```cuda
int gemm_nn(cudaStream_t s, int64_t M, int N, int K, const float* X, int ldx, Wref W, const float* bias, float* Y,
            int ldy, int flags);
void tc_set_enabled(bool on);
bool tc_enabled();
int tc_prepare_region(cudaStream_t s, const float* base, int64_t n, float* hi, float* lo);
bool tc_lookup(const float* w, const float** hi, const float** lo);
bool tc_supported(int64_t M, int N, int K, const float* X, int ldx, const float* Y, int ldy, int ldb);
int gemm_tc(cudaStream_t s, int64_t M, int N, int K, const float* X, int ldx, const float* Bhi, const float* Blo, int ldb,
            const float* bias, float* Y, int ldy, int flags);
bool tc_tn_supported(int64_t M, int N, int K, const float* X, int ldx, const float* dY, int ldy, const float* dW, int ldw);
int gemm_tc_tn(cudaStream_t s, int64_t M, int N, int K, const float* X, int ldx, const float* dY, int ldy, float* dW, int ldw);
bool tc_make_map(void* tensor_map, const float* ptr, int64_t rows, int cols, int ld, int box_rows);
bool tc_make_map3(void* tensor_map, const float* ptr, int64_t T, int64_t rows, int cols, int box_rows);
int gemm_tn(cudaStream_t s, int64_t M, int N, int K, const float* X, int ldx, const float* dY, int ldy, float* dW,
            int ldw);
void chain_set_enabled(bool on);
bool chain_supported(int64_t R);
int chain_gate_fwd(cudaStream_t s, int64_t R, const float* g, int ldg, const float* ret, const float* res, const float* gn_s,
                   const float* gn_b, const float* ln_s, const float* pe, const int32_t* step, int max_step, const float* W1T,
                   const float* W2T, const float* WpT, float* gated, float* o, float* y, float* ype, float* gl, float* hmid, float* proj,
                   int ldproj);
int chain_front_fwd(cudaStream_t s, int64_t R, int d, const float* obs, const float* obs_scale, const float* Wobs, int A, int a,
                    const int32_t* action, const float* Wa, const float* ln_s, const float* pe, const int32_t* step, int max_step,
                    const float* WqT, float* z0, float* x, float* xpe, float* qkvg);
int chain_tail_fwd(cudaStream_t s, int64_t R, const float* hmid, const float* res, const float* ln_s, const float* pe,
                   const int32_t* step, int max_step, const float* W1T, const float* WqT, int ldwq, const float* WhT, const float* h_bias,
                   const float* h2_s, const float* W3, const float* b3, int nout, float* f, float* x, float* xpe, float* q, int ldq,
                   float* zh, float* out);
int gru_scan_fwd(cudaStream_t s, int T, int N, int A, const float* gi, const float* WhT_hi, const float* WhT_lo, const float* bhn,
                 const uint8_t* done, float* rzn, float* ghn, float* Y, float* HU);
int gru_scan_bwd(cudaStream_t s, int T, int N, int A, const float* dY, const float* rzn, const float* ghn, const float* HU,
                 const uint8_t* done, const float* Wh_hi, const float* Wh_lo, float* dgi, float* dgh, float* dbi ,
                 float* dbhn );
int colsum(cudaStream_t s, int64_t M, int N, const float* dY, int ldy, float* db);
int transpose(cudaStream_t s, int R, int Cc, const float* in, float* out);

bool thin_k_ok(int K, int N, int ldw, const float* W, const float* Y, int ldy);
bool thin_n_ok(int K, int N, const float* X, int ldx);
bool obs_embed_ok(int d);
int thin_k_fwd(cudaStream_t s, int64_t R, int K, int N, const float* X, int ldx, const float* W, int ldw, const float* bias,
               float* Y, int ldy, int relu);
int thin_k_bwd(cudaStream_t s, int64_t R, int K, int N, const float* X, int ldx, const float* dY, int lddy, const float* relu_out,
               float* dW, int lddw, float* db);
int thin_n_fwd(cudaStream_t s, int64_t R, int K, int N, const float* X, int ldx, const float* W, int ldw, const float* bias,
               float* Y, int ldy);
int thin_n_bwd(cudaStream_t s, int64_t R, int K, int N, const float* X, int ldx, const float* dY, int lddy, const float* W, int ldw,
// ... 44 lines not shown
```

### magpo_b200/csrc/retention_chunk.cu

```cuda
#include "common.cuh"
#include "kernels.cuh"

namespace magpo {
namespace {

constexpr int RC_ROWS = 32;
constexpr int LDA = 68;
constexpr int LDB = 72;
constexpr int LDP = 36;
constexpr int LDPT = 40;

struct Frag {
  uint32_t h[4], l[4];
};
struct FragB {
  uint32_t h[2], l[2];
};

__device__ __forceinline__ void split(float x, uint32_t& hi, uint32_t& lo) {
  hi = __float_as_uint(x) & 0xFFFFE000u;
  lo = __float_as_uint(x - __uint_as_float(hi));
}

__device__ __forceinline__ void mma8(float (&c)[4], const uint32_t (&a)[4], const uint32_t (&b)[2]) {
  asm volatile(
      "mma.sync.aligned.m16n8k8.row.col.f32.tf32.tf32.f32 {%0,%1,%2,%3}, {%4,%5,%6,%7}, {%8,%9}, {%0,%1,%2,%3};"
      : "+f"(c[0]), "+f"(c[1]), "+f"(c[2]), "+f"(c[3])
      : "r"(a[0]), "r"(a[1]), "r"(a[2]), "r"(a[3]), "r"(b[0]), "r"(b[1]));
}
__device__ __forceinline__ void mma3(float (&c)[4], const Frag& a, const FragB& b) {
  mma8(c, a.l, b.h);
  mma8(c, a.h, b.l);
// ... 42 lines not shown
  ldsm_x2(Y + (n0 + (lane & 7)) * ld + k0 + ((lane >> 3) & 1) * 4, r);
  FragB f;
  split_u(r[0], f.h[0], f.l[0]);
  split_u(r[1], f.h[1], f.l[1]);
  return f;
}

__device__ __forceinline__ void zero4(float (&c)[4]) { c[0] = c[1] = c[2] = c[3] = 0.f; }

struct ChunkDecay {
  int cd_lane;
  __device__ __forceinline__ void init(const uint8_t* done, int t0, int L, int N, int n, int lane) {
    const bool d = done && lane < L && done[(int64_t)(t0 + lane) * N + n];
    const unsigned m = __ballot_sync(0xffffffffu, d);
    cd_lane = __popc(m & (0xffffffffu >> (31 - lane)));
  }
  __device__ __forceinline__ int cd(int tl) const { return __shfl_sync(0xffffffffu, cd_lane, tl); }
};

struct Tables {
  float* kpow;
  int* cds;
  uint8_t* row_tl;
};

template <bool CAUSAL>
__device__ __forceinline__ float decay_nm(const Tables& tb, int n, int m) {
  const int tn = tb.row_tl[n], tm = tb.row_tl[m];
  const bool order = CAUSAL ? (n >= m) : (tn >= tm);
  if (!order || tb.cds[tn] != tb.cds[tm]) return 0.f;
  return tb.kpow[tn - tm];
}
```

### Exercise instructions
Reproduce every line from the preceding data in which the word "CAUSAL" can be found.

### Solution to this problem
template <bool CAUSAL>
  const bool order = CAUSAL ? (n >= m) : (tn >= tm);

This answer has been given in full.